CalBC_bot Latest year in the reported range expressed as negative (calBC) or positive (calAD) values.
QGIS_top Earliest year in the reported range in format "XXXX BC" or "XXXX AD" for QGIS plugin TimeManager.
QGIS_bot Latest year in the reported range in format "XXXX BC" or "XXXX AD" for QGIS plugin TimeManager.
Q2W_top Earliest year in simple (false) year range that works for qgis2web plugin.
Q2W_bot Latest year in simple (false) year range that works for qgis2web plugin.
ArcGIS_top Earliest year in simple (false) year range that works for ArcGIS.
ArcGIS_bot Latest year in simple (false) year range that works for ArcGIS.
Age Age estimation in anthropology or historical record.
Simplified_Culture Simplified culture.
Culture_Grouping Cultural groups, including regional divisions.
Label Official label for lab (admixture) analyses.
Location Archaeological site or modern location.
SiteID More specific archaeological feature, burial, or description.
Country Modern country of the archaeological site.
LP Lactase persistence (0, 1, NA, or ...)
Skin Reported or updated skin color prediction.
Hair Reported or updated hair color and shade prediction.
Eye Reported or updated eye color prediction.
P1104A P1104A variant, data from KernerAmJHumGenet2021
Other Plague, CCR5-D32, etc.
Version-ID Version-ID selected from Reich Lab's compendium AADR for autosomal analyses (SmartPCA, ADMIXTURE,...)
AnatoliaN-Admixture Version Number.

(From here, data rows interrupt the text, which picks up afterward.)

@@ -1154,11 +1200,22 @@
     __syncthreads();
     if (e < SGD2_NE && g == 0 && j < 214) {
       const float sum = (bsum[0][tid] + bsum[1][tid]) + (bsum[2][tid] + bsum[3][tid]);
-      sgd_apply(bi, sum, bp, bm, params, mom, pk, lr, momentum, wd);
+      sgd_update(bi, sum, bp, bm, params, mom, lr, momentum, wd);
     }
   }
   if (b == 0 && tid == 0 && round_ctr) atomicAdd(round_ctr, 1);
   FEDMI_STAMP(3, 1);
+}
+
+__global__ __launch_bounds__(PREP_NT) void lenet_prep_batch(
+    const uint8_t* __restrict__ images, int sample_base, int nb, uint32_t seed,
+    const int* __restrict__ round_ctr, int augment, bf16* __restrict__ xprep)
+{
+  __shared__ __attribute__((aligned(16))) uint8_t raw[IMG_BYTES];
+  const int sp = blockIdx.x / PREP_SPLIT;
+  if (sp >= nb) return;
+  prep_sample(images, sample_base + sp, blockIdx.x - sp * PREP_SPLIT, seed, round_ctr, augment,
+              xprep + (size_t)sp * XP_ELEMS, raw);
 }
 
 namespace fedmi {
@@ -1241,20 +1298,34 @@
   hipLaunchKernelGGL(lenet_pack, dim3((P_TOTAL + 255) / 256), dim3(256), 0, st, params, pk);
 }
 
-void launch_lenet_sample_step(hipStream_t st, const uint8_t* images, int sample_base, int nb, const bf16* pk,
-                              const float* params, uint32_t seed, const int* round_ctr, int augment,
+void launch_lenet_prep_batch(hipStream_t st, const uint8_t* images, int sample_base, int nb, uint32_t seed,
+                             const int* round_ctr, int augment, bf16* xprep) {
+  if (nb <= 0 || nb > MAX_TRAIN_BATCH) throw std::invalid_argument("lenet_prep_batch: batch must be in [1, 128]");
+  if (sample_base < 0) throw std::invalid_argument("lenet_prep_batch: negative first sample");
+  hipLaunchKernelGGL(lenet_prep_batch, dim3(nb * PREP_SPLIT), dim3(PREP_NT), 0, st, images, sample_base, nb, seed,
+                     round_ctr, augment, xprep);
+}
+
+void launch_lenet_sample_step(hipStream_t st, const bf16* xprep, int nb, const bf16* pk, const float* params,
                               const int* labels, bf16* act2T, bf16* h1T, float* aux, bf16* dZ1T, float* conv_slab) {
   if (nb <= 0 || nb > MAX_TRAIN_BATCH) throw std::invalid_argument("lenet_sample_step: batch must be in [1, 128]");
-  hipLaunchKernelGGL(lenet_sample_step, dim3(nb), dim3(NT_CONV), 0, st, images, sample_base, nb, pk, params, seed,
-                     round_ctr, augment, labels, act2T, h1T, reinterpret_cast<unsigned char*>(aux), dZ1T, conv_slab);
+  hipLaunchKernelGGL(lenet_sample_step, dim3(nb), dim3(NT_CONV), 0, st, xprep, nb, pk, params, labels, act2T, h1T,
+                     reinterpret_cast<unsigned char*>(aux), dZ1T, conv_slab);
 }
 
 void launch_lenet_sgd2(hipStream_t st, float* params, float* mom, bf16* pk, const float* conv_slab, int nb,
                        const bf16* act2T, const bf16* h1T, const float* aux, const bf16* dZ1T, float lr,
-                       float momentum, float wd, int* round_ctr, Stats* stats) {
+                       float momentum, float wd, int* round_ctr, Stats* stats, const uint8_t* images, int next_base,
+                       int next_nb, uint32_t seed, const int* aug_ctr, int augment, bf16* xprep) {
   if (nb <= 0 || nb > MAX_TRAIN_BATCH) throw std::invalid_argument("lenet_sgd2: batch must be in [1, 128]");
-  hipLaunchKernelGGL(lenet_sgd2, dim3(SGD2_GRID), dim3(256), 0, st, params, mom, pk, conv_slab, nb, act2T, h1T,
-                     reinterpret_cast<const unsigned char*>(aux), dZ1T, lr, momentum, wd, round_ctr, stats);
-}
-
-}
+  if (next_nb < 0 || next_nb > MAX_TRAIN_BATCH || (next_nb > 0 && next_base < 0))
+    throw std::invalid_argument("lenet_sgd2: next batch must be in [0, 128]");
+  if (next_nb > 0 && round_ctr != nullptr)
+    throw std::invalid_argument("lenet_sgd2: the launch that bumps the round counter prepares no batch");
+  static_assert(PREP_NT == 256, "prep blocks are KS2 blocks");
+  hipLaunchKernelGGL(lenet_sgd2, dim3(SGD2_GRID + next_nb * PREP_SPLIT), dim3(256), 0, st, params, mom, pk, conv_slab,
+                     nb, act2T, h1T, reinterpret_cast<const unsigned char*>(aux), dZ1T, lr, momentum, wd, round_ctr,
+                     stats, images, next_base, next_nb, seed, aug_ctr, augment, xprep);
+}
+
+}
diff --git a/csrc/kernels/lenet_layout.h b/csrc/kernels/lenet_layout.h
--- a/csrc/kernels/lenet_layout.h
+++ b/csrc/kernels/lenet_layout.h
@@ -40,6 +40,9 @@
 constexpr int PK_FC3  = PK_FC2T + 128 * 96;
 constexpr int PK_TOTAL = PK_FC3 + 16 * 96;
 
+constexpr int XP_H = 36, XP_W = 40, XP_C = 4;
+constexpr int XP_ELEMS = XP_H * XP_W * XP_C;
+
 constexpr int MAX_TRAIN_BATCH = 128;
 constexpr int FC_SPW = 16;
 constexpr int DZ1_LD = 128;
diff --git a/csrc/runtime/lenet_engine.cpp b/csrc/runtime/lenet_engine.cpp
--- a/csrc/runtime/lenet_engine.cpp
+++ b/csrc/runtime/lenet_engine.cpp
@@ -13,10 +13,12 @@
                           lenet::Stats*);
 void launch_lenet_pack(hipStream_t, const float*, bf16*);
 void launch_lenet_zero_stats(hipStream_t, lenet::Stats*);
-void launch_lenet_sample_step(hipStream_t, const uint8_t*, int, int, const bf16*, const float*, uint32_t, const int*,
-                              int, const int*, bf16*, bf16*, float*, bf16*, float*);
+void launch_lenet_prep_batch(hipStream_t, const uint8_t*, int, int, uint32_t, const int*, int, bf16*);
+void launch_lenet_sample_step(hipStream_t, const bf16*, int, const bf16*, const float*, const int*, bf16*, bf16*,
+                              float*, bf16*, float*);
 void launch_lenet_sgd2(hipStream_t, float*, float*, bf16*, const float*, int, const bf16*, const bf16*, const float*,
-                       const bf16*, float, float, float, int*, lenet::Stats*);
+                       const bf16*, float, float, float, int*, lenet::Stats*, const uint8_t*, int, int, uint32_t,
+                       const int*, int, bf16*);
 
 void check_hip(hipError_t e, const char* what) {
   if (e != hipSuccess) throw std::runtime_error(std::string("fedmi HIP error in ") + what + ": " + hipGetErrorString(e));
@@ -25,7 +27,7 @@
 LeNetEngine::LeNetEngine(const LeNetBuffers& b, SgdConfig sgd, uint32_t seed, bool augment)
     : b_(b), sgd_(sgd), seed_(seed), augment_(augment) {
   if (!b.params || !b.mom || !b.pk || !b.act2 || !b.act2T || !b.h1 || !b.dact2 || !b.dZ1T || !b.conv_slab ||
-      !b.eval_part || !b.train_stats || !b.eval_stats || !b.round_ctr)
+      !b.eval_part || !b.train_stats || !b.eval_stats || !b.round_ctr || !b.xprep)
     throw std::invalid_argument("LeNetEngine: missing device buffer");
   if (b.act2_rows < lenet::MAX_TRAIN_BATCH) throw std::invalid_argument("LeNetEngine: act2_rows < 128");
   check_hip(hipStreamCreateWithFlags(&cap_stream_, hipStreamNonBlocking), "hipStreamCreate");
@@ -59,22 +61,44 @@
   drop_graph();
 }
 
+void LeNetEngine::check_batch(int start, int nb, const char* what) const {
+  if (nb <= 0 || nb > lenet::MAX_TRAIN_BATCH || start < 0 || start + nb > b_.n_train)
+    throw std::invalid_argument(std::string(what) + ": batch out of range");
+}
+
+void LeNetEngine::prep(hipStream_t st, int start, int nb) {
+  check_batch(start, nb, "LeNetEngine::prep");
+  launch_lenet_prep_batch(st, b_.train_images, start, nb, seed_, b_.round_ctr, augment_ ? 1 : 0, b_.xprep);
+  check_hip(hipGetLastError(), "LeNetEngine::prep launch");
+}
+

Column includes dates of last corrections, additions, etc.
IranN-Admixture Supervised ADMIXTURE results (K=7, pruned for LD 200 25 0.5) for Anatolia Neolithic component.
ANE-Admixture Supervised ADMIXTURE results (K=7, pruned for LD 200 25 0.5) for ANE (AG2 and AG3).

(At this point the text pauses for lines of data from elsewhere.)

@@ -1328,7 +1329,8 @@
 
 int launch_restore_rank(const RestoreSrc &src, Shape s, const SelectPlan &plan, hipStream_t st)
 {
-    UWIE_REQUIRE(!src.t32 && plan.nq <= 2 && plan.predicted && s.npx() >= 4, "restore_rank: float64 transmission, two predicted percentiles");
+    UWIE_REQUIRE(!src.t32 && plan.nq <= 2 && plan.predicted && plan.rank && s.npx() >= 4,
+                 "restore_rank: float64 transmission, two percentiles predicted in fine bins");
     UWIE_LAUNCH(k_restore_rank, dim3(producer_blocks(5120, s), s.B), dim3(256), 0, st, src, (int)s.npx(), plan.lin, plan.lists_as<float>(),
                 (uint32_t)kRankCapMul * plan.cap);
     UWIE_LAUNCH_CHECK();
diff --git a/underwater_image_enhancement_amd/csrc/k_select.hip b/underwater_image_enhancement_amd/csrc/k_select.hip
--- a/underwater_image_enhancement_amd/csrc/k_select.hip
+++ b/underwater_image_enhancement_amd/csrc/k_select.hip
@@ -401,6 +401,7 @@
     const size_t nbc = (size_t)s.B * 3;
     plan->state = c.take<SelState<uint64_t>>(nbc);
     plan->ghist = c.take<uint32_t>(nbc * kMaxRanks * kBins);
+    plan->rank = false;
     plan->os = c.take<double>(nbc * kMaxRanks);
     if (!lin) return;
     plan->lin = c.take<LinState>(nbc);
@@ -411,7 +412,9 @@
 
 int zero_ghist(const SelectPlan &plan, Shape s, hipStream_t st)
 {
-    UWIE_HIP_CHECK(hipMemsetAsync(plan.ghist, 0, sizeof(uint32_t) * (size_t)s.B * 3 * kMaxRanks * kBins, st));
+    size_t bytes = sizeof(uint32_t) * (size_t)s.B * 3 * kMaxRanks * kBins;
+    if (plan.rank) bytes = (size_t)((char *)plan.os - (char *)plan.ghist) + sizeof(double) * (size_t)s.B * 3 * kMaxRanks;
+    UWIE_HIP_CHECK(hipMemsetAsync(plan.ghist, 0, bytes, st));
     return UWIE_OK;
 }
 
@@ -494,18 +497,23 @@
 constexpr uint32_t kLinDone = 0xffffffffu;
 constexpr int kLinSampleOff = 4096;
 
-template <typename V>
-__global__ void __launch_bounds__(256) k_lin_sample(RestoreSrc S, int npx, int stride, int ngs, uint32_t *__restrict__ ghist)
-{
-    __shared__ uint32_t h[3][kLinBins];
+constexpr int kFineWords = kLinFineBins / 2 + 1;
+constexpr int kFineEndStride = kMaxRanks * sizeof(double) / sizeof(uint32_t);
+constexpr int kFineSampleThreads = 512;
+template <typename V, bool FINE>
+__global__ void __launch_bounds__(FINE ? kFineSampleThreads : 256) k_lin_sample(RestoreSrc S, int npx, int stride, int ngs,
+                                                                               uint32_t *__restrict__ ghist, uint32_t *__restrict__ ends)
+{
+    constexpr int NT = FINE ? kFineSampleThreads : 256, NH = FINE ? 3 * kFineWords : 3 * kLinBins;
+    extern __shared__ uint32_t h[];
     const int b = blockIdx.y, tid = threadIdx.x;
-    for (int i = tid; i < 3 * kLinBins; i += 256) (&h[0][0])[i] = 0;
+    for (int i = tid; i < NH; i += NT) h[i] = 0;
     __syncthreads();
     RestoreImg R;
     RestoreImg32 R32;
     if (S.t32) R32.init(S, b, (size_t)npx);
     else R.init(S, b, (size_t)npx);
-    for (int i = blockIdx.x * 256 + tid; i < ngs; i += gridDim.x * 256) {
+    for (int i = blockIdx.x * NT + tid; i < ngs; i += gridDim.x * NT) {
         V r[3][4];
         if constexpr (sizeof(V) == 8) R.four64((i * stride + stride / 2) * 4, 4, r);
         else if (S.t32) R32.four((i * stride + stride / 2) * 4, 4, r);
@@ -513,38 +521,98 @@
 #pragma unroll
         for (int c = 0; c < 3; ++c)
 #pragma unroll
-            for (int j = 0; j < 4; ++j) atomicAdd(&h[c][lin_digit(r[c][j])], 1u);
-    }
-    __syncthreads();
-    for (int i = tid; i < 3 * kLinBins; i += 256) {
-        const uint32_t c = (&h[0][0])[i];
-        if (c) atomicAdd(&ghist[(size_t)(b * 3 + i / kLinBins) * kSelGroupStride + kLinSampleOff + (i % kLinBins)], c);
-    }
+            for (int j = 0; j < 4; ++j) {
+                if constexpr (FINE) {
+                    const uint32_t slot = lin_digit_fine(r[c][j]) + 1u;
+                    atomicAdd(&h[c * kFineWords + (slot >> 1)], 1u << (16 * (slot & 1u)));
+                } else {
+                    atomicAdd(&h[c * kLinBins + lin_digit(r[c][j])], 1u);
+                }
+            }
+    }
+    __syncthreads();
+    for (int i = tid; i < NH; i += NT) {
+        const uint32_t c = h[i];
+        if constexpr (FINE) {
+            const int bc = b * 3 + i / kFineWords, w = i % kFineWords;
+            if (!c) continue;
+            if (w == 0) {
+                atomicAdd(&ends[bc * kFineEndStride], c >> 16);
+            } else if (w == kFineWords - 1) {
+                atomicAdd(&ends[bc * kFineEndStride + 1], c & 0xffffu);
+            } else {
+                uint32_t *g = ghist + (size_t)bc * kSelGroupStride + 2 * (w - 1);
+                atomicAdd(reinterpret_cast<unsigned long long *>(g), (unsigned long long)(c & 0xffffu) | ((unsigned long long)(c >> 16) << 32));
+            }
+        } else {
+            if (c) atomicAdd(&ghist[(size_t)(b * 3 + i / kLinBins) * kSelGroupStride + kLinSampleOff + (i % kLinBins)], c);
+        }
+    }
+}
+int lin_sample_grid(int ngs, bool fine)
+{
+    const int nt = fine ? kFineSampleThreads : 256;
+    int blocks = std::max(1, std::min(2048 / nt, cdiv(ngs, 2 * nt)));
+    if (fine) blocks = std::max(blocks, cdiv(ngs, (65535 / (4 * nt)) * nt));
+    return blocks;
+}
+long long lin_sample_block_values(int ngs, int blocks, int nt)
+{
+    const long long round = (long long)blocks * nt;
+    return 4 * ((ngs / round) * nt + std::min<long long>(nt, ngs % round));
 }
 
 __global__ void __launch_bounds__(256) k_lin_predict(LinState *__restrict__ st, uint32_t *__restrict__ ghist,
-                                                     RankList ranks, uint32_t n, uint32_t ns, int shift)
-{
-    __shared__ uint32_t h[kLinBins], wsum[4], found[2], wl[kMaxPct], wh[kMaxPct];
+                                                     const uint32_t *__restrict__ ends, int nbins, RankList ranks, uint32_t n,
+                                                     uint32_t ns, int shift)
+{
+    extern __shared__ uint32_t hs[];
+    __shared__ uint32_t wsum[4], found[2], wl[kMaxPct], wh[kMaxPct];
     const int bc = blockIdx.x, tid = threadIdx.x;
+    const int R = (nbins - 2) / (kLinBins - 2);
+    uint32_t *h = hs, *hf = hs + kLinBins;
     if (tid < kMaxPct) { wl[tid] = kLinNoWin; wh[tid] = 0; }
     if (ns > 0) {
-        uint32_t *gh = ghist + (size_t)bc * kSelGroupStride + kLinSampleOff;
-        for (int i = tid; i < kLinBins; i += 256) {
-            h[i] = gh[i];
-            gh[i] = 0;
-        }
-        __syncthreads();
+        if (R == 1) {
+            uint32_t *gh = ghist + (size_t)bc * kSelGroupStride + kLinSampleOff;
+            for (int i = tid; i < kLinBins; i += 256) {
+                h[i] = gh[i];
+                gh[i] = 0;
+            }
+        } else {
+            uint32_t *gh = ghist + (size_t)bc * kSelGroupStride;
+            for (int i = tid; i < nbins - 2; i += 256) {
+                hf[1 + i] = gh[i];
+                gh[i] = 0;
+            }
+            if (tid < 2) hf[tid * (nbins - 1)] = ends[bc * kFineEndStride + tid];
+            __syncthreads();
+            for (int i = tid; i < kLinBins; i += 256) {
+                uint32_t c = i == 0 ? hf[0] : i == kLinBins - 1 ? hf[nbins - 1] : 0u;
+                if (i > 0 && i < kLinBins - 1)
+                    for (int k = 0; k < R; ++k) c += hf[1 + (i - 1) * R + k];
+                h[i] = c;
+            }
+        }
+        __syncthreads();
+        auto find = [&](uint32_t r) -> uint32_t {
+            uint32_t d, rr;
+            block_find_digit(h, kLinBins, r, wsum, found, d, rr);
+            if (R == 1 || d == 0) return d;
+            if (d == (uint32_t)kLinBins - 1) return (uint32_t)nbins - 1;
+            uint32_t f = 1 + (d - 1) * R;
+            if (tid == 0)
+                for (int k = 0; k < R - 1 && rr >= hf[f]; ++k) rr -= hf[f++];
+            return f;
+        };
         for (int j = 0; j < ranks.n / 2 && j < kMaxPct; ++j) {
             const double p = (double)ranks.r[2 * j] / (double)n, sd = sqrt((double)ns * p * (1.0 - p));
             const double c0 = (double)ranks.r[2 * j] * ns / n, c1 = (double)ranks.r[2 * j + 1] * ns / n, delta = 4.0 * sd + 2.0;
             const uint32_t rlo = (uint32_t)fmax(c0 - delta, 0.0), rhi = (uint32_t)fmin(c1 + delta, (double)ns - 1.0);
-            uint32_t dlo, dhi, rr;
-            block_find_digit(h, kLinBins, rlo, wsum, found, dlo, rr);
-            block_find_digit(h, kLinBins, rhi, wsum, found, dhi, rr);
+            const uint32_t dlo = find(rlo), dhi = find(rhi);
             if (tid == 0) {
-                wl[j] = (uint32_t)min(max((int)dlo + shift, 1), kLinBins - 2);
-                wh[j] = (uint32_t)min(max((int)dhi + shift, (int)wl[j]), kLinBins - 2);
+                wl[j] = (uint32_t)min(max((int)dlo + shift * R, 1), nbins - 2);
+                wh[j] = (uint32_t)min(max((int)dhi + shift * R, (int)wl[j]), nbins - 2);
             }
         }
     }
@@ -632,7 +700,7 @@
 }
 
 __global__ void k_rank_scan(LinState *__restrict__ st, RankList ranks, float *__restrict__ os, uint32_t *__restrict__ flags,
-                            uint32_t cap, int nbc, SelState<uint32_t> *__restrict__ sel)
+                            uint32_t cap, int nbc, SelState<uint32_t> *__restrict__ sel, uint32_t nbins)
 {
     const int bc = blockIdx.x * blockDim.x + threadIdx.x;
     if (bc >= nbc) return;
@@ -658,7 +726,7 @@
             } else if (r < below && s.wlo[w] == 1u) {
                 os[bc * kMaxRanks + q] = 0.0f;
                 done = true;
-            } else if (r >= below && s.wlo[w] + s.wspan[w] == (uint32_t)kLinBins - 2u) {
+            } else if (r >= below && s.wlo[w] + s.wspan[w] == nbins - 2u) {
                 os[bc * kMaxRanks + q] = 1.0f;
                 done = true;
             }
@@ -846,7 +914,7 @@
 template <typename V>
 __global__ void __launch_bounds__(1024) k_lin_finish(const LinState *__restrict__ st, const V *__restrict__ lists,
                                                      uint32_t cap, V *__restrict__ os, uint32_t *__restrict__ flags, int pair,
-                                                     int nlists)
+                                                     int nlists, float wbins)
 {
     using K = typename Traits<V>::K;
     constexpr int kBuf = 49152 / (int)sizeof(V);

WHG-Admixture Supervised ADMIXTURE results (K=7, pruned for LD 200 25 0.5) for WHG.
BaikalEN_Admixture Supervised ADMIXTURE results (K=7, pruned for LD 200 25 0.5) for Baikal_EN.

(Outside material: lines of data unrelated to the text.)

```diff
-    const int wg = (warp >> 2) - 1, wq = warp & 3;
-    const int e = warp - 4;
-    const int f = e >> 2, tok0 = (e & 3) * 16;
-    const int krow0 = TOK * f, qrow0 = krow0 + tok0;
-    float acc[BN / 2];
+    if (warp >= 8) {
+        setmaxnreg_dec<ATT_REGS>();
+        const int aw = warp - 8;
+        const int tok0 = (aw & 3) * 16, nvalid = tok0 + 16 <= TOK ? 16 : TOK - tok0;
+        const int width = heads * 64;
+        int waited = 0, released = 0;
+        auto hand_back = [&] {
+            if (waited == released) {
+                mbar_wait(&staged[released & 1], (released >> 1) & 1);
+                ++waited;
+            }
+            if (lane == 0) mbar_arrive(&freed[released & 1]);
+            ++released;
+        };
+        for (int j = aw >> 2; j < rg.frames; j += 2) {
+            const int r0 = j * TOK;
+            while ((released + 1) * BM <= r0) hand_back();
+            for (const int t_hi = (r0 + TOK - 1) / BM; waited <= t_hi; ++waited)
+                mbar_wait(&staged[waited & 1], (waited >> 1) & 1);
+            attention_unit(S, zero, r0 + tok0, r0, nvalid, lane);
+            __half* orow = att + int64_t(row0 + r0) * width + head * 64;
+#pragma unroll
+            for (int i = 0; i < 4; ++i) {
+                const int r = i * 4 + (lane >> 3), seg = lane & 7;
+                if (r < nvalid)
+                    *reinterpret_cast<uint4*>(orow + int64_t(tok0 + r) * width + seg * 8) =
+                        *reinterpret_cast<const uint4*>(ring_row(S, r0 + tok0 + r) + seg * 8);
+            }
+            __syncwarp();
+        }
+        while (released < rg.tiles) hand_back();
+        return;
+    }
+
+    setmaxnreg_inc<MMA_REGS>();
+    const int wq = warp & 3;
+    float acc[2][BN / 2];
     int stage = 0;
     uint32_t phase = 0;
-    for (int tile = blockIdx.x; tile < num_tiles; tile += gridDim.x) {
-        const int m_blk = tile % num_m, head = tile / num_m;
+    for (int t = 0; t < rg.tiles; ++t) {
         int prev = -1;
         for (int kb = 0; kb < num_k; ++kb) {
             mbar_wait(&full[stage], phase);
-            const uint64_t adesc = wgmma_desc_sw128(sA + stage * A_BYTES + wg * (64 * 128));
+            const uint64_t adesc = wgmma_desc_sw128(sA + stage * A_BYTES);
             const uint64_t bdesc = wgmma_desc_sw128(sB + stage * B_BYTES);
-            wgmma_fence_regs<BN / 2>(acc);
+            wgmma_fence_regs<BN / 2>(acc[0]);
+            wgmma_fence_regs<BN / 2>(acc[1]);
             wgmma_fence();
 #pragma unroll
-            for (int k = 0; k < BK / 16; ++k) Wgmma<BN>::mma(acc, adesc + 2 * k, bdesc + 2 * k, (kb | k) != 0 ? 1u : 0u);
+            for (int k = 0; k < BK / 16; ++k) {
+                Wgmma<BN>::mma(acc[0], adesc + 2 * k, bdesc + 2 * k, (kb | k) != 0 ? 1u : 0u);
+                Wgmma<BN>::mma(acc[1], adesc + (64 * 128 >> 4) + 2 * k, bdesc + 2 * k, (kb | k) != 0 ? 1u : 0u);
+            }
             wgmma_commit();
             wgmma_wait<1>();
-            wgmma_fence_regs<BN / 2>(acc);
+            wgmma_fence_regs<BN / 2>(acc[0]);
+            wgmma_fence_regs<BN / 2>(acc[1]);
             if (prev >= 0) {
                 __syncwarp();
                 if (lane == 0) mbar_arrive(&empty[prev]);
@@ -197,36 +262,30 @@
             if (++stage == STAGES) { stage = 0; phase ^= 1; }
         }
         wgmma_wait<0>();
-        wgmma_fence_regs<BN / 2>(acc);
+        wgmma_fence_regs<BN / 2>(acc[0]);
+        wgmma_fence_regs<BN / 2>(acc[1]);
         __syncwarp();
         if (lane == 0) mbar_arrive(&empty[prev]);
 
-        named_bar_sync(1, CONSUMER_THREADS);
-        const float* hb = bias + head * BN;
-#pragma unroll
-        for (int j = 0; j < BN / 8; ++j) {
-            const int c = 8 * j + 2 * (lane & 3);
-            const float2 b = __ldg(reinterpret_cast<const float2*>(hb + c));
-#pragma unroll
-            for (int h = 0; h < 2; ++h) {
-                const int r = wg * 64 + wq * 16 + (lane >> 2) + 8 * h;
-                *reinterpret_cast<uint32_t*>(S + r * PITCH + c) = pack_half2(acc[4 * j + 2 * h] + b.x, acc[4 * j + 2 * h + 1] + b.y);
-            }
-        }
-        named_bar_sync(1, CONSUMER_THREADS);
-        attention_unit(S, zero, qrow0, krow0, tok0 + 16 <= TOK ? 16 : TOK - tok0, lane);
-        const int frame = m_blk * FRAMES_PER_TILE + f;
-        if (frame < n_frames) {
-            __half* orow = att + (int64_t(frame) * TOK) * width + head * 64;
-#pragma unroll
-            for (int i = 0; i < 4; ++i) {
-                const int r = i * 4 + (lane >> 3), seg = lane & 7;
-                const int tok = tok0 + r;
-                if (tok < TOK)
-                    *reinterpret_cast<uint4*>(orow + int64_t(tok) * width + seg * 8) =
-                        *reinterpret_cast<const uint4*>(S + (qrow0 + r) * PITCH + seg * 8);
-            }
-        }
+        if (t >= 2) mbar_wait(&freed[t & 1], ((t >> 1) - 1) & 1);
+        __half* T = S + (t & 1) * BM * PITCH;
+#pragma unroll
+        for (int m = 0; m < 2; ++m) {
+            asm volatile("" ::: "memory");
+#pragma unroll
+            for (int j = 0; j < BN / 8; ++j) {
+                const int c = 8 * j + 2 * (lane & 3);
+                const float2 b = *reinterpret_cast<const float2*>(sbias + c);
+#pragma unroll
+                for (int h = 0; h < 2; ++h) {
+                    const int r = m * 64 + wq * 16 + (lane >> 2) + 8 * h;
+                    *reinterpret_cast<uint32_t*>(T + r * PITCH + c) =
+                        pack_half2(acc[m][4 * j + 2 * h] + b.x, acc[m][4 * j + 2 * h + 1] + b.y);
+                }
+            }
+        }
+        __syncwarp();
+        if (lane == 0) mbar_arrive(&staged[t & 1]);
     }
 }
 
@@ -247,10 +306,10 @@
     CUtensorMap tmA, tmB;
     VF_TRY(make_tmap_2d(&tmA, h, 2, uint64_t(M), 768, uint64_t(lda) * 2, BM, BK));
     VF_TRY(make_tmap_2d(&tmB, w_perm, 2, uint64_t(heads) * BN, 768, 768 * 2, BN, BK));
-    const int tiles = ((n_frames + FRAMES_PER_TILE - 1) / FRAMES_PER_TILE) * heads;
-    const int sms = device_sm_count();
-    const int grid = tiles < sms ? tiles : sms;
-    qkv_attention_kernel<<<grid, THREADS, SMEM_BYTES, stream>>>(tmA, tmB, bias_perm, att, n_frames, heads);
+    int cph = device_sm_count() / heads;
+    if (cph > n_frames) cph = n_frames;
+    if (cph < 1) cph = 1;
+    qkv_attention_kernel<<<cph * heads, THREADS, SMEM_BYTES, stream>>>(tmA, tmB, bias_perm, att, n_frames, heads, cph);
     VF_CUDA(cudaGetLastError());
     return VF_OK;
 }
```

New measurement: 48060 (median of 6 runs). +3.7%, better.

Papuan-Admixture Supervised ADMIXTURE results (K=7, pruned for LD 200 25 0.5) for SE Asia (Thailand_BA, peaks among Papuan).
AfricaHG-Admixture Supervised ADMIXTURE results (K=7, pruned for LD 200 25 0.5) for Africa_HG.
TO DO LIST
1. Check radiocarbon references and calBP -> calBC/AD from published archaeological papers.
2. Review ancestral, derived, and dubious SNPs.
3. Improve (unify) notation for ancestral, derived, and dubious SNPs (Y-STR, etc.) for automated use.
4. Check potential patrilineal relatives for more accurate subclade estimation.